• [Dataset entries]:
# blackccpie/another_raytracer

Measured on AMD Instinct MI355X. Metric: Msamples/sec (primary+secondary rays) at 1920x1080x1024spp; 1/2/4/8 GPU, higher is better.
Workload: dtype f64

## Files before the change

another_raytracer_amd/csrc/device.h:

```cpp
#pragma once
#include <hip/hip_runtime.h>

#include <cfloat>
#include <cstdint>
#include <type_traits>

#include "glibc_log.h"
#include "layout.h"
#include "sphere_uv.h"

namespace art {

struct V3 {
    double x, y, z;
};
__device__ __forceinline__ V3 mk(double a, double b, double c) { return V3{a, b, c}; }
__device__ __forceinline__ V3 operator+(V3 u, V3 v) { return {u.x + v.x, u.y + v.y, u.z + v.z}; }
__device__ __forceinline__ V3 operator-(V3 u, V3 v) { return {u.x - v.x, u.y - v.y, u.z - v.z}; }
__device__ __forceinline__ V3 operator-(V3 u) { return {-u.x, -u.y, -u.z}; }
__device__ __forceinline__ V3 operator*(V3 u, V3 v) { return {u.x * v.x, u.y * v.y, u.z * v.z}; }
__device__ __forceinline__ V3 operator*(double t, V3 v) { return {t * v.x, t * v.y, t * v.z}; }
__device__ __forceinline__ double sqrt_rn(double x) {
    if (!(x >= 0x1p-767 && x < __builtin_inf())) return sqrt(x);
    const double y = __builtin_amdgcn_rsq(x);
    double s = x * y, h = y * 0.5;
    const double r = fma(-h, s, 0.5);
    s = fma(s, r, s);
    h = fma(h, r, h);
    s = fma(fma(-s, s, x), h, s);
    return fma(fma(-s, s, x), h, s);
}
// ... 492 lines not shown
        *(__attribute__((address_space(3))) int32_t*)(size_t)(top + kRow) = v;
        top += keep ? kRow : 0u;
    }
    __device__ __forceinline__ int32_t peek() const { return *(__attribute__((address_space(3))) const int32_t*)(size_t)top; }
    __device__ __forceinline__ void pop_if(bool c) { top -= c ? kRow : 0u; }
    __device__ __forceinline__ uint32_t save() const { return top; }
    __device__ __forceinline__ void restore(uint32_t t) { top = t; }
};
template <bool L> using StackT = typename std::conditional<L, int16_t, int32_t>::type;
template <bool L, uint32_t F> using StackF = StackT<L || (F & F_CODE16) != 0>;
template <bool L>
__device__ __forceinline__ uint32_t stack_column(uint32_t t) {
    if (!L) return t;
    return (t & ~63u) | ((t & 31u) << 1) | ((t >> 5) & 1u);
}
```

• [Task objective]:
Report every line of the data in which "template" appears.

• [Written answer]:
template <bool L> using StackT = typename std::conditional<L, int16_t, int32_t>::type;
template <bool L, uint32_t F> using StackF = StackT<L || (F & F_CODE16) != 0>;
template <bool L>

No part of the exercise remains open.